U.S. stocks closed lower on Monday, led down by healthcare companies despite gains in the energy sector.

Energy stocks gained following the announcement by OPEC that it would meet next month. Though details of the informal meeting of the OPEC remain scant at this juncture, investors are betting that plans to freeze oil production could be discussed. U.S. oil prices rose 2.9% to $43.02 a barrel, a 2-week high, following the report the OPEC meeting planned for September.

But losses and pipeline disappointment in the healthcare sector rattled U.S. equities, causing the Dow Jones Industrial Average 2 Minute (INDEXDJX:.DJI), the S&P 500 (INDEXSP:.INX) and the NASDAQ Composite (INDEXNASDAQ:.IXIC) to all close lower on Monday.

How the indices performed

The Dow fell 0.1% to 18529.29 and with that the blue-chip index registered its ninth loss in 11 sessions.
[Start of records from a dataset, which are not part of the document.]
template <typename H, int NW, int KS, int CT, int TAIL>
__global__ __launch_bounds__(512, 2) void pw_bwd_wsta_kernel(const PwBwdWstaArgs a) {
  typedef typename HV<H>::x8 hx8;
  extern __shared__ __attribute__((aligned(16))) unsigned char smem_raw[];
  typedef H T;
  constexpr int BN = 32, OP = WS_OP, NT = 512, Kp = KS * 16, WP = Kp + 8, CoP = CT * 32, CiP = NW * 32, RP = BWA_RP;
  static_assert(CoP >= Kp && CT <= 8, "dY rows / weight-gradient waves");
  constexpr int NSV = (Kp * 4 + NT - 1) / NT;
  constexpr size_t YT_B = (size_t)2 * Kp * 64, YR_B = (size_t)2 * CoP * RP * 2, XR_B = (size_t)2 * CiP * RP * 2;
  H* Yt = (H*)smem_raw;
  H* Yr = (H*)(smem_raw + YT_B);
  H* Xr = (H*)(smem_raw + YT_B + YR_B);
  float* Cs = (float*)(smem_raw + YT_B + YR_B + XR_B);
  float* Os = Cs + Kp * 4;
  const int tid = threadIdx.x, lane = tid & 63, wid = tid >> 6;
  const int r = lane & 31, half = lane >> 5;
  const int tiles_per_n = (int)((a.P + BN - 1) / BN);
  const int total_tiles = tiles_per_n * a.N;
  const int tile_begin = blockIdx.x * a.tiles_per_block;
  const int tile_end = min(tile_begin + a.tiles_per_block, total_tiles);
  if (tile_begin >= tile_end) return;
  float* myOs = Os + (wid < NW ? wid : 0) * 32 * OP;
  const bool xw = wid < NW && wid * 32 < a.Ci;
  const bool ww = wid < CT && wid * 32 < a.Co;

  {
    hx8 z;
#pragma unroll
    for (int e = 0; e < 8; e++) z[e] = (H)0.f;
    for (int i = tid; i < (int)((YR_B + XR_B) / 16); i += NT) ((hx8*)Yr)[i] = z;
    for (int k = tid; k < Kp; k += NT) {
      f32x4 c = {0.f, 0.f, 0.f, 0.f};
      if (k < a.Co) {
        float cA_, cB_, cC_;
        bn_bwd_coef_load(a.coef, a.fold, k, blockIdx.x == 0 && blockIdx.y == 0, cA_, cB_, cC_);
        c[0] = cA_; c[1] = cB_; c[2] = cC_;
      }
      *(f32x4*)&Cs[k * 4] = c;
    }
  }

  hx8 A[KS];
  if (xw) {
    const H* wt = (const H*)a.wp + (long long)a.wp_rows * WP + ((long long)wid * KS * 64 + lane) * 8;
#pragma unroll
    for (int ks = 0; ks < KS; ks++) A[ks] = *(const hx8*)(wt + ks * 512);
  } else {
#pragma unroll
    for (int ks = 0; ks < KS; ks++)
#pragma unroll
      for (int e = 0; e < 8; e++) A[ks][e] = (H)0.f;
  }

  hx8 g0[NSV], y0[NSV], g1[NSV], y1[NSV], x0, x1;
  auto issue_loads = [&](int tile_, hx8 (&gr)[NSV], hx8 (&yr)[NSV], hx8& xr) __attribute__((always_inline)) {
    const int tile = a.hot ? tile_begin : min(tile_, tile_end - 1);
    const int n = tile / tiles_per_n;
    const long long p0 = (long long)(tile - n * tiles_per_n) * BN;
#pragma unroll
    for (int i = 0; i < NSV; i++) {
      const int v = tid + i * NT;
      const int k = v >> 2;
      const long long p = p0 + (v & 3) * 8;
      const long long o = (k < a.Co && p < a.P) ? ((long long)n * a.Co + k) * a.P + p : 0;
      gr[i] = *(const hx8*)((const T*)a.g + o);
      yr[i] = *(const hx8*)((const T*)a.yraw + o);
    }
    {
      const int mrow = tid >> 2;
      const long long p = p0 + (tid & 3) * 8;
      const long long o = (mrow < a.Ci && p < a.P) ? ((long long)n * a.Ci + mrow) * a.P + p : 0;
      xr = *(const hx8*)((const T*)a.x + o);
    }
  };
  auto commit = [&](int tile, int buf, const hx8 (&gr)[NSV], const hx8 (&yr)[NSV], const hx8& xr) __attribute__((always_inline)) {
    const int n = tile / tiles_per_n;
    const long long p0 = (long long)(tile - n * tiles_per_n) * BN;
#pragma unroll
    for (int i = 0; i < NSV; i++) {
      const int v = tid + i * NT;
      const int k = v >> 2;
      if (k >= Kp) continue;
      const bool ok = k < a.Co && p0 + (v & 3) * 8 < a.P;
      const f32x4 cf = *(const f32x4*)&Cs[k * 4];
      hx8 hv;
#pragma unroll
      for (int e = 0; e < 8; e++) hv[e] = (H)(ok ? cf[0] * (float)gr[i][e] + cf[1] * (float)yr[i][e] + cf[2] : 0.f);
      *(hx8*)&Yt[(buf * Kp + k) * BN + (v & 3) * 8] = hv;
      *(hx8*)&Yr[(buf * CoP + k) * RP + (v & 3) * 8] = hv;
    }
    const int mrow = tid >> 2;
    if (mrow < CiP) {
      const bool ok = mrow < a.Ci && p0 + (tid & 3) * 8 < a.P;
      hx8 hv = xr;
      if (!ok) {
#pragma unroll
        for (int e = 0; e < 8; e++) hv[e] = (H)0.f;
      }
      *(hx8*)&Xr[(buf * CiP + mrow) * RP + (tid & 3) * 8] = hv;
    }
  };

  const int row = lane >> 1, c0 = 16 * (lane & 1);
  const int m = wid * 32 + row;
  const bool mrow_ok = xw && m < a.Ci;
  constexpr int NEO = 1 + (TAIL >= 1) + (TAIL == 2);
  hx8 eo0[NEO][2], eo1[NEO][2];
  auto issue_epi = [&](int tile_, hx8 (&eo)[NEO][2]) __attribute__((always_inline)) {
    const int tile = a.hot ? tile_begin : min(tile_, tile_end - 1);
    const int n = tile / tiles_per_n;
    const long long p0 = (long long)(tile - n * tiles_per_n) * BN;
#pragma unroll
    for (int hv = 0; hv < 2; hv++) {
      const long long p = p0 + c0 + 8 * hv;
      const long long o = (mrow_ok && p < a.P) ? ((long long)n * a.Ci + m) * a.P + p : 0;
      eo[0][hv] = *(const hx8*)((const T*)a.add + o);
      if constexpr (TAIL >= 1) eo[1][hv] = *(const hx8*)((const T*)a.tail_c + o);
      if constexpr (TAIL == 2) eo[2][hv] = *(const hx8*)((const T*)a.tail_r + o);
    }
  };
  float tg = 0.f, tgc = 0.f, tgr = 0.f;

  f32x16 acc_dw[NW];
#pragma unroll
  for (int s = 0; s < NW; s++)
#pragma unroll
    for (int e = 0; e < 16; e++) acc_dw[s][e] = 0.f;

  const int g16 = lane >> 4, q = (lane & 15) >> 2, pp = lane & 3;
  const int tr_off = (8 * (g16 >> 1) + q) * BN + 16 * (g16 & 1) + 4 * pp;
  typedef s16x4 __attribute__((address_space(3))) * lds_s16x4_ptr;
  typedef __attribute__((ext_vector_type(4))) unsigned int u32x4_;

  issue_loads(tile_begin, g0, y0, x0);
  issue_epi(tile_begin, eo0);
  __syncthreads();
  commit(tile_begin, 0, g0, y0, x0);
  __syncthreads();
  issue_loads(tile_begin + 1, g1, y1, x1);
  issue_loads(tile_begin + 2, g0, y0, x0);

  auto step = [&](int tile, int cur, hx8 (&gr)[NSV], hx8 (&yr)[NSV], hx8& xr, hx8 (&eo)[NEO][2], hx8 (&eon)[NEO][2])
      __attribute__((always_inline)) {
    const int n = tile / tiles_per_n;
    const long long p0 = (long long)(tile - n * tiles_per_n) * BN;
    issue_epi(tile + 1, eon);
    __amdgpu_buffer_rsrc_t dxr = __builtin_amdgcn_make_buffer_rsrc((T*)a.dx + (long long)n * a.Ci * a.P, 0,
                                                                   (int)((long long)a.Ci * a.P * 2), 0x00020000);
    f32x16 acc;
#pragma unroll
    for (int e = 0; e < 16; e++) acc[e] = 0.f;
    if (xw) {
      const H* xb = Yt + cur * (Kp * BN) + tr_off;
#pragma unroll
      for (int ks = 0; ks < KS; ks++) {
        const s16x4 b0 = __builtin_amdgcn_ds_read_tr16_b64_v4i16((lds_s16x4_ptr)(xb + ks * 16 * BN));
        const s16x4 b1 = __builtin_amdgcn_ds_read_tr16_b64_v4i16((lds_s16x4_ptr)(xb + (ks * 16 + 4) * BN));
        const s16x8 bs = {b0[0], b0[1], b0[2], b0[3], b1[0], b1[1], b1[2], b1[3]};
        acc = mfma16<H>(A[ks], __builtin_bit_cast(hx8, bs), acc);
      }
    }
    if (ww) {
      const H* yrow = Yr + (cur * CoP + wid * 32 + r) * RP + 8 * half;
      const H* xrow = Xr + (cur * CiP + r) * RP + 8 * half;
#pragma unroll
      for (int ks = 0; ks < BN / 16; ks++) {
        const hx8 af = *(const hx8*)(yrow + ks * 16);
#pragma unroll
        for (int s = 0; s < NW; s++) {
          const hx8 bf = *(const hx8*)(xrow + s * 32 * RP + ks * 16);
          acc_dw[s] = mfma16<H>(af, bf, acc_dw[s]);
        }
      }
    }
    if (tile + 1 < tile_end) commit(tile + 1, cur ^ 1, gr, yr, xr);

    if (xw) {
#pragma unroll
      for (int e = 0; e < 16; e++) myOs[((e & 3) + 8 * (e >> 2) + 4 * half) * OP + r] = acc[e];
#pragma unroll
      for (int hv = 0; hv < 2; hv++) {
        const long long p = p0 + c0 + 8 * hv;
        const bool ok = mrow_ok && p < a.P;
        float val[8];
        {
          const f32x4 v0 = *(const f32x4*)&myOs[row * OP + c0 + 8 * hv], v1 = *(const f32x4*)&myOs[row * OP + c0 + 8 * hv + 4];
#pragma unroll
          for (int e = 0; e < 4; e++) { val[e] = v0[e]; val[4 + e] = v1[e]; }
        }
#pragma unroll
        for (int e = 0; e < 8; e++) val[e] += (float)eo[0][hv][e];
        if constexpr (TAIL >= 1) {
          const hx8 xv = *(const hx8*)&Xr[(cur * CiP + m) * RP + c0 + 8 * hv];
#pragma unroll
          for (int e = 0; e < 8; e++) {
            const float gm = (ok && (float)xv[e] > 0.f) ? round_to<T>(val[e]) : 0.f;
            val[e] = gm;
            tg += gm;
            tgc += gm * (float)eo[1][hv][e];
            if constexpr (TAIL == 2) tgr += gm * (float)eo[2][hv][e];
          }
        }
        hx8 ov;
#pragma unroll
        for (int e = 0; e < 8; e++) ov[e] = (H)val[e];
        __builtin_amdgcn_raw_buffer_store_b128(__builtin_bit_cast(u32x4_, ov), dxr,
                                               ok ? (unsigned)(((long long)m * a.P + p) * 2) : 0x80000000u, 0, 0);
      }
    }
    __syncthreads();
    issue_loads(tile + 3, gr, yr, xr);
  };
  for (int tile = tile_begin; tile < tile_end; tile += 2) {
    step(tile, 0, g1, y1, x1, eo0, eo1);
    if (tile + 1 < tile_end) step(tile + 1, 1, g0, y0, x0, eo1, eo0);
  }

  if constexpr (TAIL >= 1) {
    const float s0 = tg + dpp_get<0xB1, 0xF>(tg), s1 = tgc + dpp_get<0xB1, 0xF>(tgc);
    float s2 = 0.f;
    if constexpr (TAIL == 2) s2 = tgr + dpp_get<0xB1, 0xF>(tgr);
    if (mrow_ok && (lane & 1) == 0) {
      atomic_add_d(&a.tail_sums_c[m * 2], (double)s0);
      atomic_add_d(&a.tail_sums_c[m * 2 + 1], (double)s1);
      if constexpr (TAIL == 2) {
        atomic_add_d(&a.tail_sums_r[m * 2], (double)s0);
        atomic_add_d(&a.tail_sums_r[m * 2 + 1], (double)s2);
      }
    }
  }
  if (ww && !a.noflush) {
    float* slab = a.slab ? a.slab + (long long)blockIdx.x * a.Co * a.Ci : nullptr;
#pragma unroll
    for (int s = 0; s < NW; s++) {
      const int ci = s * 32 + r;
#pragma unroll
      for (int e = 0; e < 16; e++) {
        const int co = wid * 32 + (e & 3) + 8 * (e >> 2) + 4 * half;
        if (co < a.Co && ci < a.Ci) {
          if (slab) slab[(long long)co * a.Ci + ci] = acc_dw[s][e];
          else atomicAdd(&a.dw[(long long)co * a.Ci + ci], acc_dw[s][e]);
        }
      }
    }
  }
}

The S&P 500 declined 0.1% to 2180.89. The broader index got support from rising energy stocks such as Transocean LTD (NYSE:RIG), which rose 2.6% and Marathon Oil Corporation (NYSE:MRO), which rose 2.7%.

But gains in the energy sector were more than offset by declining healthcare stocks. Bristol-Myers Squibb Co (NYSE:BMY) pulled back 4.7%, while Allergan plc (NYSE:AGN) retreated 2.2%. Investors exited Bristol-Myers after the company’s cancer drug disappointed in a clinical trial and Allergan lost its investor appeal after it said losses doubled in the second quarter.

On its part, the NASDAQ Composite eased 0.2% to 5213.14, thus ending a streak of gains spanning three sessions.

Mixed economic data

Other than stock losses, thin trading on Monday also showed how investors are struggling to digest the mixed economic data. While more jobs than expected were created in July, GDP growth data disappointed, yet these are some of the key measures that the Federal Reserve is expected to use in gauging whether the economy is ready or not for an interest rate hike.

Experts are already asking what now is important considering the mixed economic data reported so far.

“What’s the important number, this one [jobs] report or this slew of other macro data that continues to be weak?” asked Kenny Polcari of O’Neil Securities.